Are they? Have web browsers actually gotten any faster at all over the last,
say, 5 years? 10?

JS engines got a bit faster, but what about CSS & HTML parsing? 2D rendering
performance? Layout engine performance? DOM performance? Mozilla made a bit of
noise about this a year or two ago with their whole Project Quantum push - but
had you ever heard a peep about this stuff prior to that? Or since? Nobody
benchmarks this stuff, and yet it's _insanely critical_ to interactive
performance. But since it's harder to measure than JS performance, the only
thing ever measured is JS performance. And occasionally, rarely, page load
speeds.

Open up a 10MB plain text file in Chrome and it completely falls over. Zero
JS. Zero CSS. Zero HTML. Just plain text. Are modern browsers really fast?

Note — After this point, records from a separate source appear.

# sisinflab/elliot

Measured on NVIDIA H100. Metric: bpr_triples_per_sec, higher is better.
Workload: dtype f32

## Files before the change

### elliot_b200/_lib.py

```python
import ctypes
import os

_HERE = os.path.dirname(os.path.abspath(__file__))
LIB_PATH = os.path.join(_HERE, "csrc", "libelliot_b200.so")

c_i32, c_i64, c_u64, c_f32, c_f64 = ctypes.c_int32, ctypes.c_int64, ctypes.c_uint64, ctypes.c_float, ctypes.c_double
c_int, c_void, c_size = ctypes.c_int, ctypes.c_void_p, ctypes.c_size_t

SIGNATURES = {
    "eb_last_error": (ctypes.c_char_p, []),
    "eb_version": (c_int, []),
    "eb_device_info": (c_int, [c_void, c_void]),
    "eb_bpr_step_f32": (c_int, [c_void, c_void, c_void, c_int, c_int, c_void, c_void, c_void, c_i64,
                                c_f32, c_f32, c_f32, c_f32, c_f32, c_void, c_int, c_void]),
    "eb_bpr_step_sampled_f32": (c_int, [c_void, c_void, c_void, c_int, c_int, c_i32, c_i32, c_void, c_void,
                                        c_i64, c_u64, c_u64, c_f32, c_f32, c_f32, c_f32, c_f32,
                                        c_void, c_void, c_void, c_void, c_void, c_size, c_int, c_void]),
    "eb_bpr_step_sampled_workspace_bytes": (c_size, [c_i64, c_i32]),
    "eb_bloom_build": (c_int, [c_void, c_void, c_i32, c_int, c_void, c_void]),
    "eb_bpr_step_sampled_filter_f32": (c_int, [c_void, c_void, c_void, c_int, c_int, c_i32, c_i32, c_void, c_void, c_void, c_int,
                                               c_i64, c_u64, c_u64, c_f32, c_f32, c_f32, c_f32, c_f32,
                                               c_void, c_void, c_void, c_void, c_void, c_size, c_int, c_void]),
    "eb_bpr_sample_philox_filter": (c_int, [c_i32, c_i32, c_void, c_void, c_void, c_int, c_i64, c_u64, c_u64, c_void, c_void, c_void,
                                            c_void]),
    "eb_bpr_sample_philox": (c_int, [c_i32, c_i32, c_void, c_void, c_i64, c_u64, c_u64, c_void, c_void, c_void,
                                     c_void]),
    "eb_bpr_step_host_f32": (c_int, [c_void, c_void, c_void, c_int, c_int, c_void, c_void, c_void, c_i64,
                                     c_f32, c_f32, c_f32, c_f32, c_f32, c_void, c_void, c_void, c_int, c_void]),
    "eb_bpr_step_host_packed_f32": (c_int, [c_void, c_void, c_void, c_int, c_int, c_void, c_i64, c_int, c_int,
                                            c_f32, c_f32, c_f32, c_f32, c_f32, c_void, c_void, c_void, c_int, c_void]),
    "eb_bpr_exact_workspace_bytes": (c_size, [c_i64, c_i32, c_i32]),
    "eb_bpr_exact_f64": (c_int, [c_void, c_void, c_void, c_int, c_int, c_i32, c_i32, c_void, c_void, c_void, c_i64,
                                 c_f64, c_f64, c_f64, c_f64, c_f64, c_void, c_void, c_size, c_void]),
    "eb_mt_seed": (c_int, [c_void, ctypes.c_uint32, c_void]),
    "eb_mt_sampler_workspace_bytes": (c_size, [c_i64]),
    "eb_mt_sampler_step": (c_int, [c_void, c_i32, c_i32, c_void, c_void, c_void, c_i64, c_void, c_void, c_void,
                                   c_void, c_size, c_void]),
    "eb_mt_raw": (c_int, [c_void, c_void, c_i64, c_void]),
    "eb_score_topk_workspace_bytes": (c_size, [c_i64, c_i32, c_int]),
    "eb_score_topk_f32": (c_int, [c_void, c_void, c_void, c_i32, c_int, c_int, c_void, c_void, c_void, c_i32, c_i64,
                                  c_int, c_void, c_void, c_void, c_size, c_void]),
    "eb_score_topk_f64": (c_int, [c_void, c_void, c_void, c_i32, c_int, c_int, c_void, c_void, c_void, c_i32, c_i64,
                                  c_int, c_void, c_void, c_void, c_size, c_void]),
    "eb_bpr_batch_grad_f32": (c_int, [c_void, c_void, c_void, c_void, c_void, c_void, c_int, c_int, c_void, c_void, c_void,
                                      c_i64, c_f32, c_f32, c_void, c_void]),
    "eb_adam_dense_f32": (c_int, [c_void, c_void, c_void, c_void, c_i64, c_f32, c_f32, c_f32, c_f32, c_i64, c_void]),
    "eb_adam_dense_copy_f32": (c_int, [c_void, c_void, c_void, c_void, c_i64, c_f32, c_f32, c_f32, c_f32, c_i64, c_void, c_void]),
    "eb_convert_bf16": (c_int, [c_void, c_int, c_int, c_i64, c_void, c_i64, c_int, c_void]),
    "eb_gemm_bf16_tn": (c_int, [c_void, c_i64, c_void, c_i64, c_void, c_i64, c_int, c_int, c_int, c_void, c_f32, c_int,
                                c_void]),
    "eb_gemm_bf16": (c_int, [c_void, c_i64, c_int, c_void, c_i64, c_int, c_void, c_i64, c_int, c_int, c_int, c_void, c_f32, c_int,
                             c_void]),
    "eb_gemm_bf16_out": (c_int, [c_void, c_i64, c_int, c_void, c_i64, c_int, c_void, c_i64, c_void, c_i64, c_int, c_int, c_int, c_void,
                                 c_f32, c_int, c_void]),
    "eb_gemm_f32_ref": (c_int, [c_void, c_i64, c_int, c_void, c_i64, c_int, c_void, c_i64, c_int, c_int, c_int, c_void, c_f32, c_int,
                                c_void]),
    "eb_vae_embed_fwd": (c_int, [c_void, c_void, c_int, c_void, c_void, c_void, c_int, c_void, c_i64, c_f32, c_u64, c_void]),
    "eb_vae_embed_bwd": (c_int, [c_void, c_int, c_void, c_void, c_void, c_int, c_void, c_i64, c_f32, c_u64, c_void]),
    "eb_vae_reparam_fwd": (c_int, [c_void, c_i64, c_int, c_int, c_void, c_i64, c_u64, c_u64, c_void, c_void]),
    "eb_vae_reparam_bwd": (c_int, [c_void, c_i64, c_int, c_int, c_void, c_i64, c_void, c_i64, c_u64, c_u64, c_f32, c_void]),
    "eb_vae_softmax": (c_int, [c_void, c_i64, c_int, c_void, c_void, c_void, c_int, c_void, c_void, c_int, c_void]),
    "eb_vae_softmax_bf16": (c_int, [c_void, c_i64, c_int, c_void, c_void, c_void, c_int, c_void, c_void, c_int, c_void, c_i64, c_void]),
    "eb_tanh_bwd": (c_int, [c_void, c_void, c_void, c_i64, c_void]),
    "eb_colsum": (c_int, [c_void, c_int, c_int, c_i64, c_void, c_void]),
    "eb_dense_topk_f32": (c_int, [c_void, c_i64, c_int, c_int, c_void, c_void, c_void, c_void, c_int, c_void, c_void, c_void]),
    "eb_neumf_gather": (c_int, [c_void, c_void, c_void, c_void, c_int, c_i64, c_void, c_void, c_i64, c_void, c_i64, c_void, c_i64, c_void]),
    "eb_neumf_head": (c_int, [c_void, c_i64, c_void, c_i64, c_int, c_void, c_void, c_void, c_i64, c_void, c_void, c_void, c_void,
                              c_void, c_void, c_void]),
    "eb_neumf_head_norm": (c_int, [c_void, c_i64, c_void, c_i64, c_int, c_void, c_void, c_void, c_i64, c_i64, c_void, c_void, c_void,
                                   c_void, c_void, c_void, c_void]),
    "eb_relu_bwd_copy": (c_int, [c_void, c_void, c_void, c_i64, c_void, c_void]),
    "eb_relu_bwd": (c_int, [c_void, c_void, c_void, c_i64, c_void]),
    "eb_neumf_scatter": (c_int, [c_void, c_void, c_int, c_i64, c_void, c_void, c_i64, c_void, c_i64, c_void, c_i64, c_void, c_void,
                                 c_void, c_void, c_void]),
    "eb_neumf_sample": (c_int, [c_i32, c_i32, c_void, c_void, c_int, c_u64, c_i64, c_void, c_void, c_void, c_void]),
    "eb_neumf_pair_h1": (c_int, [c_void, c_i64, c_void, c_i64, c_void, c_int, c_int, c_int, c_void, c_i64, c_void]),
    "eb_neumf_pair_h1_f32": (c_int, [c_void, c_i64, c_void, c_i64, c_void, c_int, c_int, c_int, c_void, c_i64, c_void]),
    "eb_neumf_pair_head": (c_int, [c_void, c_void, c_i64, c_int, c_int, c_int, c_int, c_void, c_i64, c_void, c_void, c_void, c_i64,
                                   c_void]),
    "eb_gather_rows_f32": (c_int, [c_void, c_i64, c_void, c_i64, c_int, c_void, c_i64, c_void]),
    "eb_scatter_add_rows_f32": (c_int, [c_void, c_i64, c_void, c_i64, c_int, c_void, c_i64, c_void]),
    "eb_bpr_step_rows_f32": (c_int, [c_void, c_i64, c_void, c_void, c_void, c_i64, c_i64, c_int, c_f32, c_f32, c_f32, c_f32, c_f32,
                                     c_void, c_void, c_void, c_void]),
    "eb_table_delta_f32": (c_int, [c_void, c_void, c_void, c_i64, c_void]),
    "eb_table_apply_delta_f32": (c_int, [c_void, c_void, c_void, c_i64, c_f32, c_void]),
    "eb_vae_step_workspace_bytes": (c_size, [c_int, c_int, c_int, c_int]),
    "eb_vae_train_step": (c_int, [c_void, c_void, c_int, c_f32, c_u64, c_u64, c_u64, c_f32, c_f32, c_void, c_void, c_size, c_int, c_void]),
    "eb_mf_pointwise_exact_f64": (c_int, [c_void, c_void, c_void, c_void, c_void, c_int, c_int, c_void, c_void, c_void, c_i64,
                                  c_f64, c_f64, c_i64, c_void, c_void]),
    "eb_mf_pointwise_step_f32": (c_int, [c_void, c_void, c_void, c_void, c_void, c_int, c_int, c_void, c_void, c_i64, c_int, c_i32,
                                 c_u64, c_u64, c_i64, c_i64, c_f32, c_f32, c_void, c_void, c_void, c_void, c_void, c_void]),
    "eb_eval_topk_workspace_bytes": (c_size, [c_i64, c_int]),
    "eb_eval_topk_f64": (c_int, [c_void, c_i64, c_int, c_int, c_void, c_void, c_void, c_void, c_void, c_void, c_void, c_void,
                         c_void, c_size, c_void]),
    "eb_partition_streams_create": (c_int, [c_int, c_int, ctypes.POINTER(ctypes.c_void_p), ctypes.POINTER(c_int)]),
    "eb_table_apply_delta_late_f32": (c_int, [c_void, c_void, c_void, c_void, c_i64, c_f32, c_void]),
    "eb_gmf_step_grads": (c_int, [c_void, c_void, c_i64, c_int, c_void, c_void, c_void, c_void, c_i64, c_i64, c_void, c_void, c_void,
                                  c_void, c_void]),
    "eb_gmf_scale_rows": (c_int, [c_void, c_i64, c_i64, c_int, c_void, c_void, c_i64, c_void]),
    "eb_sigmoid_inplace": (c_int, [c_void, c_i64, c_void]),
    "eb_pointwise_sample_philox": (c_int, [c_i32, c_i32, c_void, c_void, c_void, c_int, c_i64, c_u64, c_u64, c_void, c_void, c_void,
                                           c_void]),
    "eb_peer_alloc": (c_int, [c_size, ctypes.POINTER(ctypes.c_void_p)]),
    "eb_peer_free": (c_int, [c_void]),
    "eb_peer_export": (c_int, [c_void, c_void]),
# ... 81 lines not shown
```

And for what it's worth modern computers are _wide_ \- 4 core with SMT is damn
near low end these days. Yet the web is still incredibly stuck in the single-
thread mode of operation. Both the browser internally and the platform itself
(WebWorkers are far too slow, heavy, and restricted to meaningfully be used to
offload interactive work). And there's almost no work being done to address
this. WASM's threads are the only sliver of light here on the platform side.
Is it really surprising that people throw RAM at the problem as a result?
Throwing more caches at things is the natural response to being heavily
starved for CPU on the single thread you can use.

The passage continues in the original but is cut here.